Deserved or not, their association with Felos and the death merchants of the "right-to-die" movement, will not improve their image. I'm beginning to think of them as death camps for the disabled.
I agree, (and sorry for your loss).
Hospice was a tremendous help. In fact, I don't know how I would have coped without them. The nurses were angels.
I'm sorry for your loss as well and I am very glad that hospice was there to help you.
(well, it will happen anyway, but)
The 'movement' I am talking about is the one made by 'some' of the public.
The ones who want out of the responsibility, both parents work, can't take care of grandma, put her in a nursing home, can't afford grandpa, put him in a nursing home.
These are the realities we have to deal with in our lives.
This 'movement' away from family home care to NURSING HOMES, to DEATH HOSPICE'S (and there is no negative connotation in that name, that is what they are, a place for the terminally ill to have skilled medical care until their passing), is what we are doing as a nation, and what we must be very very careful about.
There are those who would take advantage of the dying to make a profit, and VULTURES gather round the smell of death.
Is this HOSPICE one that has succumbed to the GREED FACTOR?
I think so.
Does that mean that all HOSPICE's have? Absolutely not.
IS THIS A WAKEUP MESSAGE to the rest of AMERICA and those HOSPICES? ABSOLUTELY!
"One major condition of hospice is that a doctor determines you are terminal within six months. Terri does not meet that condition and never should have been in a legitimate hospice"
I have heard this before but cannot find a source on a Hospice website that confirms this.
Are hospices governed by the same body?
Must they all follow the same guidelines?
How do we find out the conditions that must be met for admittance at any given hospice?
From what I've read - Terri should not have spent years and years at this hospice.
I've read this is a federally funded hospice so medicare/medicaid is picking up the bill instead of dear hubby.
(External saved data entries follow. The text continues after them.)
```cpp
GemmPlan gemm_plan(const GemmDesc &g) {
  GemmPlan pl;
  pl.kernel = kGemmNone; pl.vec = false; pl.lower_only = 0; pl.tile = 0; pl.tiles_m = pl.tiles_n = 0; pl.grid_x = 0;
  if (g.M <= 0 || g.N <= 0 || g.batch <= 0) return pl;
  pl.lower_only = g.lower_only ? 1 : 0;
  const long long big_tiles = (long long)ceil_div(g.M, BM) * ceil_div(g.N, BN) * g.batch;
  const bool compact = g.lower_only && g.batch == 1 && !g.d_dims && !g.d_offs;
  static int vec_env = -1;
  if (vec_env < 0) { const char *e = getenv("EK_GEMM_VEC"); vec_env = e ? atoi(e) : 1; }
  pl.vec = vec_env && (!g.d_offs || g.even_offs) && ((g.lda | g.ldb) & 1) == 0 &&
           ((((size_t)g.A | (size_t)g.B) & 15) == 0) && (g.batch == 1 || ((g.strideA | g.strideB) & 1) == 0);
  const bool small = (big_tiles < 256 && !g.lower_only) || (g.lower_only && g.small_tiles);
  pl.tile = small ? SM : BM;
  pl.tiles_m = ceil_div(g.M, pl.tile); pl.tiles_n = ceil_div(g.N, pl.tile);
  pl.grid_x = (unsigned)(pl.tiles_m * pl.tiles_n);
  if (compact && pl.tiles_n <= pl.tiles_m) {
    pl.lower_only = 2;
    pl.grid_x = (unsigned)((long long)pl.tiles_n * pl.tiles_m - (long long)pl.tiles_n * (pl.tiles_n - 1) / 2);
  }
  if (small) { pl.kernel = kGemmSmall; return pl; }
  static int w8 = -2;
  if (w8 == -2) { const char *e = getenv("EK_GEMM_W8"); w8 = e ? atoi(e) : -1; }
  static int rankk = -1;
  if (rankk < 0) { const char *e = getenv("EK_GEMM_RANKK"); rankk = e ? atoi(e) : 1; }
  if (rankk && g.staged_rank_k && !g.transA && g.transB && g.K <= 256 && g.K >= 32 && w8 < 0) { pl.kernel = kGemmRankK; return pl; }
  const bool use_w8 = (w8 >= 0) ? (w8 != 0) : (g.K <= 512 && g.beta != 0.0);
  pl.kernel = use_w8 ? kGemmW8 : kGemmW4;
  return pl;
}

bool gemm_compact_tile(int tiles_m, int tiles_n, int tile, int &tm, int &tn) {
  GemmArgs p;
  p.lower_only = 2; p.tiles_m = tiles_m; p.tiles_n = tiles_n;
  return tile_of(p, tile, tm, tn);
}

void gemm(hipStream_t s, const GemmDesc &g) {
  const GemmPlan pl = gemm_plan(g);
  if (pl.kernel == kGemmNone) return;
  GemmArgs p;
  p.M = g.M; p.N = g.N; p.K = g.K > 0 ? g.K : 0;
  p.alpha = g.alpha; p.beta = g.beta;
  p.A = g.A; p.lda = g.lda; p.sA = g.strideA;
  p.B = g.B; p.ldb = g.ldb; p.sB = g.strideB;
  p.C = g.C; p.ldc = g.ldc; p.sC = g.strideC;
  p.lower_only = pl.lower_only;
  p.offs = g.d_offs; p.dims = g.d_dims;
  p.tiles_m = pl.tiles_m; p.tiles_n = pl.tiles_n;
  const bool vec = pl.vec;
  if (pl.kernel == kGemmSmall) {
    dim3 sgrid(pl.grid_x, g.batch), sblock(256);
    if (vec) {
      if (!g.transA && !g.transB) hipLaunchKernelGGL((gemm_small_kernel<false, false, true>), sgrid, sblock, 0, s, p);
      else if (!g.transA && g.transB) hipLaunchKernelGGL((gemm_small_kernel<false, true, true>), sgrid, sblock, 0, s, p);
      else if (g.transA && !g.transB) hipLaunchKernelGGL((gemm_small_kernel<true, false, true>), sgrid, sblock, 0, s, p);
      else hipLaunchKernelGGL((gemm_small_kernel<true, true, true>), sgrid, sblock, 0, s, p);
      return;
    }
    if (!g.transA && !g.transB) hipLaunchKernelGGL((gemm_small_kernel<false, false, false>), sgrid, sblock, 0, s, p);
    else if (!g.transA && g.transB) hipLaunchKernelGGL((gemm_small_kernel<false, true, false>), sgrid, sblock, 0, s, p);
    else if (g.transA && !g.transB) hipLaunchKernelGGL((gemm_small_kernel<true, false, false>), sgrid, sblock, 0, s, p);
    else hipLaunchKernelGGL((gemm_small_kernel<true, true, false>), sgrid, sblock, 0, s, p);
    return;
  }
  dim3 grid(pl.grid_x, g.batch), block(256);
  static bool rk_attr = false;
  if (!rk_attr) {
    rk_attr = true;
    (void)hipFuncSetAttribute((const void *)gemm_rankk_kernel, hipFuncAttributeMaxDynamicSharedMemorySize,
                              2 * RK * RK_LD * (int)sizeof(double));
  }
  if (pl.kernel == kGemmRankK) {
    hipLaunchKernelGGL(gemm_rankk_kernel, grid, dim3(512), 2 * RK * RK_LD * sizeof(double), s, p);
    return;
  }
  if (pl.kernel == kGemmW8) {
    dim3 b8(512);
    if (vec) {
      if (!g.transA && !g.transB) hipLaunchKernelGGL((gemm_kernel_w8<false, false, true>), grid, b8, 0, s, p);
      else if (!g.transA && g.transB) hipLaunchKernelGGL((gemm_kernel_w8<false, true, true>), grid, b8, 0, s, p);
      else if (g.transA && !g.transB) hipLaunchKernelGGL((gemm_kernel_w8<true, false, true>), grid, b8, 0, s, p);
      else hipLaunchKernelGGL((gemm_kernel_w8<true, true, true>), grid, b8, 0, s, p);
      return;
    }
    if (!g.transA && !g.transB) hipLaunchKernelGGL((gemm_kernel_w8<false, false, false>), grid, b8, 0, s, p);
    else if (!g.transA && g.transB) hipLaunchKernelGGL((gemm_kernel_w8<false, true, false>), grid, b8, 0, s, p);
    else if (g.transA && !g.transB) hipLaunchKernelGGL((gemm_kernel_w8<true, false, false>), grid, b8, 0, s, p);
    else hipLaunchKernelGGL((gemm_kernel_w8<true, true, false>), grid, b8, 0, s, p);
    return;
  }
  if (vec) {
    if (!g.transA && !g.transB) hipLaunchKernelGGL((gemm_kernel<false, false, true>), grid, block, 0, s, p);
    else if (!g.transA && g.transB) hipLaunchKernelGGL((gemm_kernel<false, true, true>), grid, block, 0, s, p);
    else if (g.transA && !g.transB) hipLaunchKernelGGL((gemm_kernel<true, false, true>), grid, block, 0, s, p);
    else hipLaunchKernelGGL((gemm_kernel<true, true, true>), grid, block, 0, s, p);
    return;
  }
  if (!g.transA && !g.transB) hipLaunchKernelGGL((gemm_kernel<false, false, false>), grid, block, 0, s, p);
  else if (!g.transA && g.transB) hipLaunchKernelGGL((gemm_kernel<false, true, false>), grid, block, 0, s, p);
  else if (g.transA && !g.transB) hipLaunchKernelGGL((gemm_kernel<true, false, false>), grid, block, 0, s, p);
  else hipLaunchKernelGGL((gemm_kernel<true, true, false>), grid, block, 0, s, p);
}

}
```

eigenkernel_amd/solver.py:

```python
import ctypes
import os
from dataclasses import dataclass, field

import numpy as np

from . import descriptor as _d

_HERE = os.path.dirname(os.path.abspath(__file__))
LIB_PATH = os.environ.get("EK_HIP_LIB") or os.path.join(_HERE, "csrc", "libek_hip.so")

N_STAGES = 8
SOLVERS = ("hip", "hip_select", "general_hip", "general_hip_select")
REPLACES = {"hip": "scalapack", "hip_select": "scalapack_select",
            "general_hip": "general_scalapack", "general_hip_select": "general_scalapack_select"}


class LibraryMissing(RuntimeError):
    pass


_lib = None
_dp = ctypes.POINTER(ctypes.c_double)
_ip = ctypes.POINTER(ctypes.c_int)
_llp = ctypes.POINTER(ctypes.c_longlong)
# ... 41 lines not shown
        "ek_hip_comm_size": (c_int, []),
        "ek_hip_comm_rank": (c_int, []),
        "ek_hip_comm_destroy": (c_int, []),
        "ek_hip_comm_allreduce_device": (c_int, [vp, ctypes.c_longlong]),
        "ek_hip_stedc": (c_int, [c_int, _dp, _dp, _dp, _ip]),
        "ek_hip_ormtr": (c_int, [c_int, c_int, _dp, _ip, _dp, _dp, _ip]),
        "ek_hip_trtrs": (c_int, [c_int, c_int, _dp, _ip, _dp, _ip]),
        "ek_hip_dgemm": (c_int, [c_int, c_int, c_int, c_int, c_int, c_dbl, _dp, c_int, _dp, c_int,
                                 c_dbl, _dp, c_int, c_int]),
        "ek_hip_malloc": (c_int, [ctypes.POINTER(vp), c_ull]),
        "ek_hip_free": (c_int, [vp]),
        "ek_hip_memcpy_h2d": (c_int, [vp, vp, c_ull]),
        "ek_hip_memcpy_d2h": (c_int, [vp, vp, c_ull]),
        "ek_hip_synchronize": (c_int, []),
        "ek_hip_synth_matrix_device": (c_int, [c_int, c_ull, vp, c_int]),
        "ek_hip_residual_device": (c_int, [c_int, c_int, c_int, vp, c_int, vp, c_int, vp, vp, c_int, _dp, _dp, _dp]),
        "ek_hip_orthogonality_device": (c_int, [c_int, c_int, c_int, c_int, vp, c_int, vp, c_int, _dp]),
        "ek_hip_ipratios_device": (c_int, [c_int, c_int, c_int, vp, c_int, vp, c_int, _dp]),
        "ek_hip_check": (c_int, [c_int, c_int, c_int, c_int, c_int, c_int, _dp, _ip, _dp, _ip, _dp, _dp, _ip, _dp]),
        "ek_hip_profile_symv": (c_int, [c_int]),
        "ek_hip_debug_sytrd": (c_int, [c_int, c_int, c_int, _dp]),
        "ek_hip_debug_sytrd_team": (c_int, [c_int, c_int, c_int, _dp]),
        "ek_hip_debug_set_sytrd_maxcols": (c_int, [c_int]),
        "ek_hip_debug_sytrd_work_bytes": (ctypes.c_ulonglong, [c_int]),
        "ek_hip_debug_sytrd_split": (c_int, [vp, c_int]),
        "ek_hip_debug_gemm_at": (c_int, [c_int, c_int, c_int, c_int, c_int, vp, c_int, vp, c_int, c_dbl, vp, c_int,
                                         c_int, c_int, _dp]),
        "ek_hip_debug_sytrd_at": (c_int, [c_int, c_int, c_int, vp, vp, vp, _dp]),
        "ek_hip_debug_gemm_desc": (c_int, [c_int] * 5 + [c_dbl, c_dbl, vp, c_int, c_ll, vp, c_int, c_ll, vp, c_int, c_ll]
                                   + [c_int] * 5 + [_llp, _ip, _ip]),
        "ek_hip_debug_gemm_plan": (c_int, [c_int] * 5 + [c_dbl, c_dbl, vp, c_int, c_ll, vp, c_int, c_ll, vp, c_int, c_ll]
                                   + [c_int] * 5 + [_llp, _ip, _ip]),
        "ek_hip_debug_gemm_compact_map": (c_int, [c_int, c_int, c_ll, c_int, _ip, _ip, _ip]),
        "ek_hip_debug_reduce_team": (c_int, [c_int, c_int, c_int, _dp]),
        "ek_hip_profile_symv_get": (c_int, [_dp, ctypes.POINTER(ctypes.c_longlong), _dp]),
        "ek_hip_debug_sy2sb": (c_int, [c_int, _dp, c_int, _dp, c_int, _dp, _ip]),
        "ek_hip_debug_sb2st": (c_int, [c_int, _dp, c_int, _dp, _dp, _dp, c_int, c_int, _ip]),
        "ek_hip_debug_two_stage_timing": (c_int, [c_int, c_int, c_int, _dp, _ip]),
        "ek_hip_debug_set_two_stage": (c_int, [c_int]),
        "ek_hip_profile_kernels": (c_int, [c_int]),
        "ek_hip_profile_kernels_get": (c_int, [_dp, _llp]),
        "ek_hip_debug_last_solve_stats": (c_int, [_dp, c_int]),
        "ek_hip_debug_sy2sb_team": (c_int, [c_int, _dp, c_int, _dp, c_int, _dp, c_int, _ip, _llp]),
        "ek_hip_debug_sy2sb_team_timing": (c_int, [c_int, c_int, c_int, _dp]),
        "ek_hip_debug_sy2sb_team_profile": (c_int, [c_int, c_int, c_int, c_int, _dp, _dp]),
        "ek_hip_debug_fail_next_chase": (c_int, [c_int]),
        "ek_hip_debug_stedc_team": (c_int, [c_int, c_int, c_int]),
        "ek_hip_debug_potrf_team_profile": (c_int, [c_int, c_int]),
        "ek_hip_debug_potrf_team_profile_get": (c_int, [c_int, _dp]),
        "ek_hip_debug_stedc_team_get": (c_int, [_dp]),
        "ek_hip_debug_last_pipe_stats": (c_int, [_dp, c_int]),
        "ek_hip_debug_workspace_bytes": (ctypes.c_ulonglong, [c_int, c_int, c_int, c_int, ctypes.POINTER(ctypes.c_ulonglong)]),
        "ek_hip_eigenvalues_device": (c_int, [c_int, c_int, c_int, c_int, vp, c_int, vp, c_int, vp, _dp, c_int]),
        "ek_hip_eigenvalues": (c_int, [c_int, c_int, c_int, c_int, _dp, c_int, _dp, c_int, _dp, _dp, c_int]),
        "ek_hip_stebz": (c_int, [c_int, _dp, _dp, c_int, c_int, _dp]),
        "ek_hip_debug_values_workspace_bytes": (ctypes.c_ulonglong, [c_int, c_int]),
        "ek_hip_debug_set_stebz": (c_int, [c_int]),
        "ek_hip_eigenpairs_device": (c_int, [c_int, c_int, c_int, c_int, c_dbl, c_dbl, c_int, c_int, vp, c_int, vp, c_int,
                                             _ip, _ip, vp, vp, c_int, c_int, _dp, c_int]),
        "ek_hip_eigenpairs": (c_int, [c_int, c_int, c_int, c_int, c_dbl, c_dbl, c_int, c_int, _dp, c_int, _dp, c_int,
                                      _ip, _ip, _dp, _dp, c_int, c_int, _dp, c_int]),
        "ek_hip_stebz_range": (c_int, [c_int, _dp, _dp, c_dbl, c_dbl, _ip, _ip, _dp]),
        "ek_hip_debug_window_workspace_bytes": (ctypes.c_ulonglong, [c_int, c_int, c_int, c_int, c_int]),
        "ek_hip_sygvx_device": (c_int, [c_int, c_int, c_int, c_int, c_dbl, c_dbl, c_int, c_int, vp, c_int, vp, c_int,
                                        _ip, _ip, vp, vp, c_int, c_int, _dp, c_int]),
        "ek_hip_sygvx": (c_int, [c_int, c_int, c_int, c_int, c_dbl, c_dbl, c_int, c_int, _dp, c_int, _dp, c_int,
# ... 19 lines not shown
        "ek_hip_check_batched": (c_int, [c_int, c_int, c_int, _dp, c_int, c_ll, _dp, c_int, c_ll, _dp, _dp, c_int, c_ll,
                                         _ip, _dp, _dp, _dp]),
        "ek_hip_check_vbatched_device": (c_int, [c_int, c_int, _ip, vp, _ip, vp, _ip, vp, vp, _ip, _ip, _dp, vp, _dp]),
        "ek_hip_check_vbatched": (c_int, [c_int, c_int, _ip, vp, _ip, vp, _ip, vp, vp, _ip, _ip, _dp, vp, _dp]),
        "ek_hip_debug_vbatched_streams": (c_int, [c_int]),
        "ek_hip_debug_vbatched_last": (c_int, [_dp, _ip]),
    }
    for name, (res, args) in sigs.items():
        try:
            fn = getattr(lib, name)
        except AttributeError:
            if os.environ.get("EK_HIP_BRINGUP") == "1":
                continue
            raise
        fn.restype = res
        fn.argtypes = args
    if path is None:
        _lib = lib
    return lib


EXPORTED_SYMBOLS = (
    "ek_hip_version", "ek_hip_init", "ek_hip_finalize", "ek_hip_stage_name", "ek_hip_solve",
    "ek_hip_solve_device", "ek_hip_solve_replicated", "ek_hip_solve_device_grid",
    "ek_hip_set_allgatherv", "ek_hip_gather_matrix", "ek_hip_potrf", "ek_hip_sygst", "ek_hip_sytrd", "ek_hip_stedc",
    "ek_hip_ormtr", "ek_hip_trtrs", "ek_hip_dgemm", "ek_hip_malloc", "ek_hip_free",
    "ek_hip_memcpy_h2d", "ek_hip_memcpy_d2h", "ek_hip_synchronize", "ek_hip_synth_matrix_device",
    "ek_hip_profile_symv", "ek_hip_profile_symv_get", "ek_hip_debug_sytrd",
    "ek_hip_residual_device", "ek_hip_orthogonality_device", "ek_hip_ipratios_device", "ek_hip_check",
    "ek_hip_sytrd_team", "ek_hip_comm_unique_id", "ek_hip_comm_init", "ek_hip_comm_size", "ek_hip_comm_rank",
    "ek_hip_comm_destroy", "ek_hip_comm_allreduce_device", "ek_hip_debug_sytrd_team", "ek_hip_sygst_team",
    "ek_hip_potrf_team", "ek_hip_debug_reduce_team", "ek_hip_comm_attach_host",
    "ek_hip_debug_set_sytrd_maxcols", "ek_hip_debug_sytrd_work_bytes", "ek_hip_debug_sytrd_at", "ek_hip_debug_sytrd_split", "ek_hip_debug_gemm_at",
    "ek_hip_debug_gemm_desc", "ek_hip_debug_gemm_plan", "ek_hip_debug_gemm_compact_map",
    "ek_hip_debug_sy2sb", "ek_hip_debug_sb2st", "ek_hip_debug_two_stage_timing", "ek_hip_debug_set_two_stage",
    "ek_hip_profile_kernels", "ek_hip_profile_kernels_get", "ek_hip_debug_last_solve_stats",
    "ek_hip_debug_sy2sb_team", "ek_hip_debug_sy2sb_team_timing", "ek_hip_debug_sy2sb_team_profile", "ek_hip_debug_workspace_bytes", "ek_hip_debug_fail_next_chase", "ek_hip_debug_last_pipe_stats",
    "ek_hip_debug_stedc_team", "ek_hip_debug_stedc_team_get",
    "ek_hip_debug_potrf_team_profile", "ek_hip_debug_potrf_team_profile_get",
    "ek_hip_eigenvalues_device", "ek_hip_eigenvalues", "ek_hip_stebz",
    "ek_hip_debug_values_workspace_bytes", "ek_hip_debug_set_stebz",
    "ek_hip_eigenpairs_device", "ek_hip_eigenpairs", "ek_hip_stebz_range", "ek_hip_debug_window_workspace_bytes",
    "ek_hip_sygvx_device", "ek_hip_sygvx", "ek_hip_sygst_ibtype", "ek_hip_trmm", "ek_hip_debug_sygvx_workspace_bytes",
    "ek_hip_eigenpairs_batched_device", "ek_hip_eigenpairs_batched",
    "ek_hip_eigenpairs_vbatched_device", "ek_hip_eigenpairs_vbatched",
    "ek_hip_debug_vbatched_streams", "ek_hip_debug_vbatched_last",
    "ek_hip_check_batched_device", "ek_hip_check_batched", "ek_hip_check_vbatched_device", "ek_hip_check_vbatched",
    "ek_hip_sygv_batched_device", "ek_hip_sygv_batched", "ek_hip_sygv_vbatched_device", "ek_hip_sygv_vbatched",
)


def _check(what, A, B, w, Z, n_cols, index1=1, index2=1):
    lib = load_library()
    Z = _farr(Z)
    n = Z.shape[0]
    A_ = _farr(A) if A is not None else None
    B_ = _farr(B) if B is not None else None
    out = np.zeros(max(3, n))
    wv = np.ascontiguousarray(np.asarray(w, dtype=np.float64)) if w is not None else np.zeros(max(n, 1))
    info = lib.ek_hip_check(what, 1 if B is not None else 0, n, n_cols, index1, index2,
                            _P(A_) if A_ is not None else None, _I(_desc_for(A_)) if A_ is not None else None,
                            _P(B_) if B_ is not None else None, _I(_desc_for(B_)) if B_ is not None else None,
                            _P(wv), _P(Z), _I(_desc_for(Z)), _P(out))
    if info:
        raise RuntimeError("ek_hip_check(%d) info=%d" % (what, info))
    return out

# ... 726 lines not shown
```

include/ek_hip_debug.h:

```cpp
#ifndef EK_HIP_DEBUG_H
#define EK_HIP_DEBUG_H
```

Do you have any sources regarding this?
Thank you
Only to the extent that our laws, and our 'ignorance' of the situation allows organized crime to make a profit in that industry. The more 'legal wiggle room' for profit, the more involvement of the RIGHT-TO-DIE.
I would like to make this point, as well. RIGHT-TO-DIE is not the true name of this 'culture'.
IT is RIGHT-TO-PROFIT-FROM-YOUR-DEATH.
And another killer whale is loose in society.